Film Discussion: Mr. Holmes
Tomorrow, we have a small treat in store. Ian McKellen is playing Sherlock Holmes in the charming Mr. Holmes at The Music Hall.
I have a fairly unusual privilege in writing about this movie because I’ve actually seen it, and that gives me more to work with than I usually have. And I can say that Mr. Holmes (and Mr. McKellen) will repay you well for your time.
The story puts an aged Sherlock in a British coastal town after WWII, worried about losing his faculties and dogged by memories of cases left unsolved. Everyone he knows is dead and gone, and he is more than a little cranky.
Fortunately, this being a movie, Holmes has a housekeeper with a bright and energetic son who is fascinated by this old wreck and the stories he’s heard about him. And he and his mother (played by Laura Linney as a woman with troubles of her own) try to support the still formidable old man, who still has a few tricks up his sleeve.

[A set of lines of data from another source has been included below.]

template <int E> __device__ __forceinline__ void stX(double *p, int first, const double (&v)[E])
{
    if (E == 2) *reinterpret_cast<double2 *>(p + first) = make_double2(v[0], v[E - 1]);
    else p[first] = v[0];
}

template <int E>
struct GramIn {
    double g1[8];
    double S[ITER_P][E], Y[ITER_P][E], q0[E], H0[E], hq[E];
};
__host__ __device__ constexpr int sy_row(int c) { int k = 1; while (k * (k + 1) / 2 <= c) ++k; return k; }
__host__ __device__ constexpr int yhy_row(int c) { int k = 0; while ((k + 1) * (k + 2) / 2 <= c) ++k; return k; }
template <int I, int E>
__device__ __forceinline__ double gram_val(const GramIn<E> &in)
{
    double r = 0.0;
    if constexpr (I < GI_U) r = in.g1[I];
    else if constexpr (I < GI_V) {
#pragma unroll
        for (int e = 0; e < E; ++e) r = fma(in.S[I - GI_U][e], in.q0[e], r);
    } else if constexpr (I < GI_SY) {
#pragma unroll
        for (int e = 0; e < E; ++e) r = fma(in.Y[I - GI_V][e], in.hq[e], r);
    } else if constexpr (I < GI_YHY) {
        constexpr int c = I - GI_SY, k = sy_row(c), j = c - k * (k - 1) / 2;
        static_assert(j >= 0 && j < k && k < ITER_P, "SY index");
#pragma unroll
        for (int e = 0; e < E; ++e) r = fma(in.S[k][e], in.Y[j][e], r);
    } else if constexpr (I < GI_END) {
        constexpr int c = I - GI_YHY, k = yhy_row(c), j = c - k * (k + 1) / 2;
        static_assert(j >= 0 && j <= k && k < ITER_P, "YHY index");
#pragma unroll
        for (int e = 0; e < E; ++e) r = fma(in.H0[e] * in.Y[k][e], in.Y[j][e], r);
    }
    return r;
}

template <int I, int E>
__device__ __forceinline__ double gram_pair16(const GramIn<E> &in)
{
    const double a = gram_val<I, E>(in), b = gram_val<I + 16, E>(in);
    const int l0 = __double2loint(a), h0 = __double2hiint(a);
    const int l1 = __double2loint(b), h1 = __double2hiint(b);
    const auto lo = __builtin_amdgcn_permlane16_swap(l0, l1, false, false);
    const auto hi = __builtin_amdgcn_permlane16_swap(h0, h1, false, false);
    return __hiloint2double(hi[0], lo[0]) + __hiloint2double(hi[1], lo[1]);
}
template <int E, int... I>
__device__ __forceinline__ void gram_pairs16(const GramIn<E> &in, double (&v)[16], std::integer_sequence<int, I...>)
{
    ((v[I] = gram_pair16<I, E>(in)), ...);
}
__device__ __forceinline__ double row_halve4(double (&v)[8], int lane)
{
    const bool b4 = lane & 4, b2 = lane & 2, b1 = lane & 1;
#pragma unroll
    for (int i = 0; i < 4; ++i) {
        const double keep = b4 ? v[i + 4] : v[i], send = b4 ? v[i] : v[i + 4];
        v[i] = keep + swz_xor4(send);
    }
// ... 69 lines not shown
{
    extern __shared__ __attribute__((aligned(16))) double lds_raw[];
    constexpr int SLOT = STAGE_BYTES / 8, NSLOT = EVAL_THREADS / 64;
    double *const stage0 = lds_raw;
    double *const lds = lds_raw + (DMA ? NSLOT * SLOT : 0);
    constexpr int MM = ITER_MM, P = ITER_P;
    static_assert(MM == 3, "DevState::rhow0..2 hold a window of 3");
    const int n = a.n, M = a.M;
    const int tid = threadIdx.x, lane = tid & 63, wave = uni((int)(threadIdx.x >> 6)), nw = blockDim.x >> 6;
    const int tile = eval_tile_doubles(n, DET);
    double *psi_s = lds;
    double *nu_s = lds + tile;
    double *fpart = nu_s + n + 2;
    int *next_tile = reinterpret_cast<int *>(fpart + 16);
    double *strips = lds + eval_lds_doubles(n, false, DET);
    constexpr bool LNU = eval_has_lnu(false, DET) && !DMA;
    double *lnu_s = lds + eval_lnu_offset(n, false, DET);
    double *xw = strips;
    double *xm = xw + 16 * 32;
    BlockRed red(xm + 32);
    double *ctl = xm + 32 + 2 * BlockRed::NRED * 16;
    int *ctli = reinterpret_cast<int *>(ctl + 2 * ITER_P + 2);
    double *gst_s = psi_s;
    double *sts_s = nu_s;
    double *glo_s = strips + 2 * 64 * (EVAL_THREADS / 64);
    double *ghi_s = glo_s + a.xvs;
    double *psi_k = DMA ? stage0 + NSLOT * SLOT - 2 * a.xvs : ghi_s + a.xvs, *nu_k = psi_k + a.xvs;
    double *fsafe = (DMA ? ghi_s : ghi_s + 2 * a.xvs) + a.xvs;
    const int first_late = (NSLOT * SLOT - 2 * a.xvs) / SLOT;
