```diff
+typedef void (*stem_kernel_t)(const StemParams);
+#define STEM_FORMS(NP, DMA) {mbv2_stem_kernel<NP, DMA, 0>, mbv2_stem_kernel<NP, DMA, 1>}
+static const stem_kernel_t kStem[2][2][2] = {{STEM_FORMS(3, false), STEM_FORMS(3, true)},
+                                             {STEM_FORMS(1, false), STEM_FORMS(1, true)}};
 
 int launch_stem(StemParams p, hipStream_t st) {
     if (p.B == 0) return SSD_OK;
     p.tiles_y = (p.H1 + kSTH - 1) / kSTH;
     p.tiles_x = (p.W1 + kSTW - 1) / kSTW;
     const long tiles = (long)p.B * p.tiles_y * p.tiles_x;
-    const long blocks = tiles < 512 ? tiles : 512;
-    const bool bf16 = p.bf16 == 1;
-    const bool dma = p.W % 4 == 0 && (((uintptr_t)p.x) & 15) == 0 && (long)p.H * p.W * 12 < 0x7fffffffL;
-    const auto fn = dma ? (bf16 ? mbv2_stem_kernel<1, true> : mbv2_stem_kernel<3, true>)
-                        : (bf16 ? mbv2_stem_kernel<1, false> : mbv2_stem_kernel<3, false>);
+    const int bf16 = p.bf16 == 1;
+    const int dma = p.W % 4 == 0 && (((uintptr_t)p.x) & 15) == 0 && (long)p.H * p.W * 12 < 0x7fffffffL;
+    const int form = p.form != 0;
+    const stem_kernel_t fn = kStem[bf16][dma][form];
+    static int resident[2][2][2];
+    int& grid = resident[bf16][dma][form];
+    if (!grid) {
+        int dev = 0, num_cu = 0, per_cu = 0;
+        SSD_HIP(hipGetDevice(&dev));
+        SSD_HIP(hipDeviceGetAttribute(&num_cu, hipDeviceAttributeMultiprocessorCount, dev));
+        SSD_HIP(hipOccupancyMaxActiveBlocksPerMultiprocessor(&per_cu, (const void*)fn, 256, 0));
+        SSD_UNSUPPORTED_IF(num_cu <= 0 || per_cu <= 0, "stem: the occupancy query gave %d CUs x %d workgroups", num_cu, per_cu);
+        grid = num_cu * per_cu;
+    }
+    const long blocks = tiles < grid ? tiles : grid;
     hipLaunchKernelGGL(fn, dim3((unsigned)blocks), dim3(256), 0, st, p);
     SSD_LAUNCH_CHECK();
     return SSD_OK;
diff --git a/tf-ssd_amd/csrc/ssd_net.h b/tf-ssd_amd/csrc/ssd_net.h
--- a/tf-ssd_amd/csrc/ssd_net.h
+++ b/tf-ssd_amd/csrc/ssd_net.h
@@ -123,6 +123,7 @@
     bool tail_on_side = false;
     bool image_split = true;
     bool image_v2 = true;
+    bool stem_form = true;
     bool conv_dma = true;
     bool plane_only = true;
     bool image_ticket = false;
diff --git a/tf-ssd_amd/csrc/ssd_net.hip b/tf-ssd_amd/csrc/ssd_net.hip
--- a/tf-ssd_amd/csrc/ssd_net.hip
+++ b/tf-ssd_amd/csrc/ssd_net.hip
@@ -399,6 +399,7 @@
     p.kpad1 = conv_kpad(27);
     p.kpadp = conv_kpad(32);
     p.bf16 = net.precision;
+    p.form = net.stem_form ? 1 : 0;
     return p;
 }
 
@@ -1469,6 +1470,7 @@
     {"overlap_heads", &ssd_net::overlap_heads, nullptr, 0, 1, 0},
     {"use_wino", &ssd_net::use_wino, nullptr, 0, 1, 2},
     {"image_v2", &ssd_net::image_v2, nullptr, 0, 1, 0},
+    {"stem_form", &ssd_net::stem_form, nullptr, 0, 1, 0},
     {"conv_dma", &ssd_net::conv_dma, nullptr, 0, 1, 1},
     {"plane_only", &ssd_net::plane_only, nullptr, 0, 1, 0},
     {"use_graph", &ssd_net::use_graph, nullptr, 0, 1, 0},
```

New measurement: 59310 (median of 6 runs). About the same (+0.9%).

There aren’t a lot of big surprises in Mr. Holmes. The pleasure comes from the expert telling, the lovely, layered performance by Ian McKellen and the assured style of veteran director Bill Condon, who has been down a parallel path with McKellen in Gods and Monsters (in 1999). And the apprentice story is exceedingly well told, too. The movie never aims at knocking your socks off, but it gets up a nice head of steam and leads to an emotionally (and logically) satisfying conclusion.
I’m looking forward to a chance to see the movie again, to catch some of the grace notes and flourishes that McKellen provides. I hope to see you there.
And don’t forget that next week (The week of Telluride by the Sea, oh boy! oh boy!) we will finish our stretch of four discussions in a row with The End of the Tour, a fictionalized account of a real interview between author David Foster Wallace and a Rolling Stone journalist. If you know and idolize Wallace as I do, you’ll want to be there. And, if not, you might want to come and see what all the Wallace fuss is about.
See you tomorrow (Tuesday, September 8) at The Historic Theater.